▶ _Your assignment_: Among the entries below, count the lines holding the string "long". Respond with the number alone.

Dataset entries

Before: 787.0 billion.

## Add seam-strip layout: 252-column wave strips with wrapped lane and leftover band kernel

```diff
diff --git a/therldaisyworld_amd/csrc/dw_api.hip b/therldaisyworld_amd/csrc/dw_api.hip
--- a/therldaisyworld_amd/csrc/dw_api.hip
+++ b/therldaisyworld_amd/csrc/dw_api.hip
@@ -545,6 +545,13 @@
             hipLaunchKernelGGL((trace_pair_fast<MODE>), grid, dim3(256), 0, h->stream, inL, inD, o.L, o.D, g, P1, P2, o.zero_me,
                                o.zero_n, trace);
         });
+    } else if (pl.seam_strips && !pstats && !exact) {
+        const FusedGeom &gs = pl.seam_geom, &gl = pl.left_geom;
+        hipLaunchKernelGGL(step_stream_fused2_seam_pw, dim3((unsigned)gs.chunk * 8u), dim3(256), 0, h->stream, inL, inD, o.L, o.D,
+                           gs, P1, P2, o.zero_me, o.zero_n);
+        if (gl.nstrips)
+            hipLaunchKernelGGL(step_stream_fused2_left_pw, dim3((unsigned)gl.chunk * 8u), dim3(256), 0, h->stream, inL, inD, o.L,
+                               o.D, gl, P1, P2, o.zero_me, 0);
     } else if (pl.fmt_planes && !pstats && !exact) {
         hipLaunchKernelGGL((step_stream_fused2_fmt_pw<kFusedOvl>), grid, dim3(256), 0, h->stream, inL, inD, o.L, o.D, g, P1, P2,
                            o.zero_me, o.zero_n);
@@ -2323,8 +2330,16 @@
                  g.chunk * 8);
         if (pl.allow_fuse) {
             const size_t n = std::strlen(buf);
-            snprintf(buf + n, buflen - n, "; dw_step_n fuses step pairs (step_stream_fused2%s%s)",
-                     p.precision == DW_PRECISION_EXACT ? "_exact" : "", pl.fmt_planes ? "_fmt_pw, format buffer accesses" : "");
+            snprintf(buf + n, buflen - n, "; dw_step_n fuses step pairs (step_stream_fused2%s%s",
+                     p.precision == DW_PRECISION_EXACT ? "_exact" : "",
+                     pl.seam_strips ? "_seam_pw, format buffer accesses" : (pl.fmt_planes ? "_fmt_pw, format buffer accesses" : ""));
+            if (pl.seam_strips) {
+                const size_t m = std::strlen(buf);
+                snprintf(buf + m, buflen - m, ", seam strips: %d x %d columns + %d columns of %d row bands per wave", pl.seam_geom.ncs,
+                         kSeamCols, pl.left_geom.cols_per_strip, pl.left_geom.wpr);
+            }
+            const size_t m = std::strlen(buf);
+            snprintf(buf + m, buflen - m, ")");
         }
     } else if (pl.kind == STEP_TILED) {
         const int TR = (256 / pl.tcq) * pl.rpt;
diff --git a/therldaisyworld_amd/csrc/dw_common.hpp b/therldaisyworld_amd/csrc/dw_common.hpp
--- a/therldaisyworld_amd/csrc/dw_common.hpp
+++ b/therldaisyworld_amd/csrc/dw_common.hpp
@@ -39,20 +39,27 @@
 typedef float dw_fmt_f32x4 __attribute__((ext_vector_type(4)));
 typedef int dw_i32x4 __attribute__((ext_vector_type(4)));
 __device__ dw_fmt_f32x4 dw_buf_load_fmt4(dw_i32x4 rsrc, int voff, int soff, int aux) __asm("llvm.amdgcn.raw.buffer.load.format.v4f32");
+__device__ dw_f32x2 dw_buf_load_fmt2(dw_i32x4 rsrc, int voff, int soff, int aux) __asm("llvm.amdgcn.raw.buffer.load.format.v2f32");
 __device__ void dw_buf_store_fmt4(dw_fmt_f32x4 v, dw_i32x4 rsrc, int voff, int soff, int aux) __asm("llvm.amdgcn.raw.buffer.store.format.v4f32");
 constexpr int kBufAuxNonTemporal = 2;
-__device__ __forceinline__ dw_i32x4 fmt_plane_rsrc(const plane_t* plane, int world, unsigned int world_bytes) {
+constexpr int kFmtRsrcQuads = 0x00067FAC, kFmtRsrcPairs = 0x0002FFAC;
+__device__ __forceinline__ dw_i32x4 fmt_plane_rsrc(const plane_t* plane, int world, unsigned int world_bytes,
+                                                   int word3 = kFmtRsrcQuads) {
     const unsigned long long base = (unsigned long long)plane + (unsigned long long)world * world_bytes;
     dw_i32x4 r;
     r.x = __builtin_amdgcn_readfirstlane((int)(unsigned int)base);
     r.y = __builtin_amdgcn_readfirstlane((int)(unsigned int)(base >> 32)) & 0xffff;
     r.z = __builtin_amdgcn_readfirstlane((int)world_bytes);
-    r.w = 0x00067FAC;
+    r.w = word3;
     return r;
 }
 __device__ __forceinline__ float4 fmt_load4(const dw_i32x4& rsrc, int voff, int soff) {
     const dw_fmt_f32x4 v = dw_buf_load_fmt4(rsrc, voff, soff, 0);
     return make_float4(v.x, v.y, v.z, v.w);
+}
+__device__ __forceinline__ float4 fmt_load2x2(const dw_i32x4& rsrc, int voff_a, int voff_b, int soff) {
+    const dw_f32x2 a = dw_buf_load_fmt2(rsrc, voff_a, soff, 0), c = dw_buf_load_fmt2(rsrc, voff_b, soff, 0);
+    return make_float4(a.x, a.y, c.x, c.y);
 }
 __device__ __forceinline__ void fmt_store4(const dw_i32x4& rsrc, int voff, int soff, const float4& v) {
     dw_buf_store_fmt4(dw_fmt_f32x4{v.x, v.y, v.z, v.w}, rsrc, voff, soff, kBufAuxNonTemporal);
diff --git a/therldaisyworld_amd/csrc/dw_plan.hpp b/therldaisyworld_amd/csrc/dw_plan.hpp
--- a/therldaisyworld_amd/csrc/dw_plan.hpp
+++ b/therldaisyworld_amd/csrc/dw_plan.hpp
@@ -12,7 +12,8 @@
 namespace dw {
 
 struct Switches {
-    bool no_sym = false, no_pack = false, no_fuse = false, no_ring = false, no_fmt_planes = false, no_episode_kernel = false,
+    bool no_sym = false, no_pack = false, no_fuse = false, no_ring = false, no_fmt_planes = false, no_seam_strips = false,
+         no_episode_kernel = false,
          no_episode_wave = false, no_agent_fuse = false, no_agent_preapply = false, first_f64 = false,
          first_generic = false, force_rescan = false, test_hooks = false;
     int pack_min_strips = -1, strip_rows = 0, tile_rpt = 0, queue_cap = -1, mismatch_cap = -1, trace_rows = 0;
@@ -35,7 +36,7 @@
     };
     w.test_hooks = std::getenv("DW_TEST_HOOKS") != nullptr;
     flag("DW_NO_SYM", w.no_sym); flag("DW_NO_PACK", w.no_pack); flag("DW_NO_FUSE", w.no_fuse); flag("DW_NO_RING", w.no_ring);
-    flag("DW_NO_FMT_PLANES", w.no_fmt_planes);
+    flag("DW_NO_FMT_PLANES", w.no_fmt_planes); flag("DW_NO_SEAM_STRIPS", w.no_seam_strips);
     flag("DW_NO_EPISODE_KERNEL", w.no_episode_kernel); flag("DW_NO_EPISODE_WAVE", w.no_episode_wave);
     flag("DW_NO_AGENT_FUSE", w.no_agent_fuse); flag("DW_NO_AGENT_PREAPPLY", w.no_agent_preapply);
     flag("DW_FIRST_STEP_F64", w.first_f64); flag("DW_FIRST_GENERIC", w.first_generic);
@@ -241,6 +242,8 @@
     bool allow_fuse = false;
     int fused_mode = kFusedOvl;
     bool fmt_planes = false;
+    bool seam_strips = false;
+    FusedGeom seam_geom{}, left_geom{};
     bool trace_pairs = false;
     bool sym_albedo = false;
     int tcq = 0, rpt = 0;
@@ -267,6 +270,31 @@
     if (sw.strip_rows < 1) return strip_rows(groups, H, target);
     const int want = sw.strip_rows < cap ? sw.strip_rows : cap;
     return H < want ? H : want;
+}
+
+inline long seam_waves_per_world(int W, int nrs) {
+    const int n_full = W / kSeamCols, L = W - kSeamCols * n_full;
+    const int G = L ? 64 / (L / 4 + 2) : 1;
+    return (long)nrs * n_full + (L ? (nrs + G - 1) / G : 0);
+}
+inline bool seam_layout(const FusedGeom& f, FusedGeom* seam, FusedGeom* left) {
+    const int n_full = f.W / kSeamCols, L = f.W - kSeamCols * n_full;
+    if (n_full < 1 || seam_waves_per_world(f.W, f.nrs) >= (long)f.nrs * f.ncs) return false;
+    auto launch = [](FusedGeom& g, long nstrips) {
+        g.nstrips = (int)nstrips;
+        g.nwg = (g.nstrips + 3) / 4;
+        g.chunk = (g.nwg + 7) / 8;
+    };
+    *seam = f;
+    seam->cols_per_strip = kSeamCols;
+    seam->ncs = n_full;
+    launch(*seam, (long)f.B * f.nrs * n_full);
+    *left = *seam;
+    left->cols_per_strip = L;
+    left->lpw = L ? L / 4 + 2 : 64;
+    left->wpr = 64 / left->lpw;
+    launch(*left, L ? (long)f.B * ((f.nrs + left->wpr - 1) / left->wpr) : 0);
+    return true;
 }
 
 inline StepPlan plan_steps(const dw_params& p, const Switches& sw) {
@@ -316,6 +344,7 @@
         s.trace_pairs = s.allow_fuse && !s.packed && s.fused_mode != kFusedRing;
         s.fmt_planes = p.precision == DW_PRECISION_FAST && s.allow_fuse && !s.packed && s.fused_mode == kFusedOvl && !sw.no_fmt_planes &&
                        (size_t)p.height * p.width * sizeof(plane_t) < ((size_t)1 << 31);
+        s.seam_strips = s.fmt_planes && !sw.no_seam_strips && seam_layout(f, &s.seam_geom, &s.left_geom);
     } else if (quads && p.width >= 64) {
         s.kind = STEP_TILED;
         const int Wq = p.width / 4;
diff --git a/therldaisyworld_amd/csrc/dw_step_fused.hpp b/therldaisyworld_amd/csrc/dw_step_fused.hpp
--- a/therldaisyworld_amd/csrc/dw_step_fused.hpp
+++ b/therldaisyworld_amd/csrc/dw_step_fused.hpp
@@ -56,7 +56,7 @@
 }
 
 template <int MODE, bool EXACT, bool PACK = false, bool STATS = false, bool SYM = false, typename TI = plane_t,
-          typename TO = plane_t, bool TRACE = false, bool FMT = false>
+          typename TO = plane_t, bool TRACE = false, bool FMT = false, int SEAM = kSeamNone>
 __device__ __forceinline__ void fused2_body(const TI* __restrict__ inL, const TI* __restrict__ inD,
                                             TO* __restrict__ outL, TO* __restrict__ outD, const FusedGeom& G,
                                             const PhysF32& P1_, const PhysF32& P2_, const PhysF64& P64,
@@ -67,6 +67,7 @@
     constexpr bool ROT = MODE == kFusedRot, RING = MODE == kFusedRing;
     static_assert(!RING || !PACK, "the ring exchange is written for un-packed worlds");
     static_assert(!TRACE || (!PACK && !STATS && !RING), "the trace form exists for un-packed overlapped / rotating strips");
+    static_assert(SEAM == kSeamNone || FMT, "the seam strips exist for the format-access kernel");
     static_assert(!FMT || (MODE == kFusedOvl && !EXACT && !PACK && !STATS && !TRACE), "the format-access form exists for the plain float32 kernel on overlapped strips");
     __shared__ float s_edge[RING ? 2 * 4 * 8 : 1];
     __shared__ uint4 s_queue[EXACT ? 4 * kWaveQueueCap * 3 : 1];
@@ -81,12 +82,17 @@
     if (!RING && s >= G.nstrips) return;
     uint4* q = s_queue + (EXACT ? wv * kWaveQueueCap * 3 : 0);
     unsigned int* mm = s_mm + (EXACT ? wv * kMismatchCap : 0);
-    const int spw = G.nrs * G.ncs;
+    const int spw = SEAM == kSeamLeft ? (G.nrs + G.wpr - 1) / G.wpr : G.nrs * G.ncs;
     const int b = s / spw;
     const int sw = s - b * spw;
-    const int rs = sw / G.ncs, cs = sw - rs * G.ncs;
+    const int rs = SEAM == kSeamLeft ? sw * G.wpr : sw / G.ncs, cs = SEAM == kSeamLeft ? G.ncs : sw - rs * G.ncs;
     const int r0 = rs * G.SR;
     const int nr = min(G.SR, G.H - r0);
+    const int band_g = SEAM == kSeamLeft ? min(lane / G.lpw, G.wpr - 1) : 0;
+    const int band_j = SEAM == kSeamLeft ? min(lane - band_g * G.lpw, G.lpw - 1) : 0;
+    const int band_rs = SEAM == kSeamLeft ? min(rs + band_g, G.nrs - 1) : 0;
+    const int band_dr = SEAM == kSeamLeft ? (band_rs - rs) * G.SR : 0;
+    const int band_nr = SEAM == kSeamLeft ? min(G.SR, G.H - band_rs * G.SR) : 0;
     const int pw = PACK ? lane / G.lpw : 0, pj = PACK ? lane - pw * G.lpw : 0;
     const int lsrc = PACK ? (pj == 0 ? lane + G.lpw - 1 : lane - 1) : 0;
     const int rsrc = PACK ? (pj == G.lpw - 1 ? lane - (G.lpw - 1) : lane + 1) : 0;
@@ -94,11 +100,16 @@
         return (size_t)(PACK ? min(b * G.wpr + min((lc >> 2) / G.lpw, G.wpr - 1), G.B - 1) : b) * G.H * G.W;
     };
     const size_t woff = world_off(4 * lane);
-    const int c00 = ROT ? 0 : (RING ? 256 * __builtin_amdgcn_readfirstlane(wv) : cs * 248 - 4);
-    int col = PACK ? 4 * pj : c00 + 4 * lane;
+    const int c00 = ROT ? 0 : (RING ? 256 * __builtin_amdgcn_readfirstlane(wv)
+                                    : (SEAM == kSeamStrip ? cs * kSeamCols : (SEAM == kSeamLeft ? cs * kSeamCols - 4 : cs * 248 - 4)));
+    int col = PACK ? 4 * pj : c00 + 4 * (SEAM == kSeamLeft ? band_j : lane);
     col = col < 0 ? col + G.W : col;
     col = col >= G.W ? col - G.W : col;
-    const bool writes = PACK ? (pw < G.wpr && b * G.wpr + pw < G.B)
+    int col_b = col + 2;
+    if (SEAM == kSeamStrip && lane == 63) col_b = c00 == 0 ? G.W - 2 : c00 - 2;
+    const bool writes = SEAM == kSeamStrip ? lane < 63
+                      : SEAM == kSeamLeft ? (lane < G.wpr * G.lpw && rs + band_g < G.nrs && band_j >= 1 && band_j <= G.lpw - 2)
+                      : PACK ? (pw < G.wpr && b * G.wpr + pw < G.B)
                              : ((ROT || RING) ? true : (lane >= 1 && lane <= 62 && cs * 248 + 4 * (lane - 1) < G.W));
     bool need1[4] = {true, true, true, true};
     if (PACK) { need1[0] = need1[1] = need1[2] = need1[3] = writes; }
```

▶ _Response box_: 7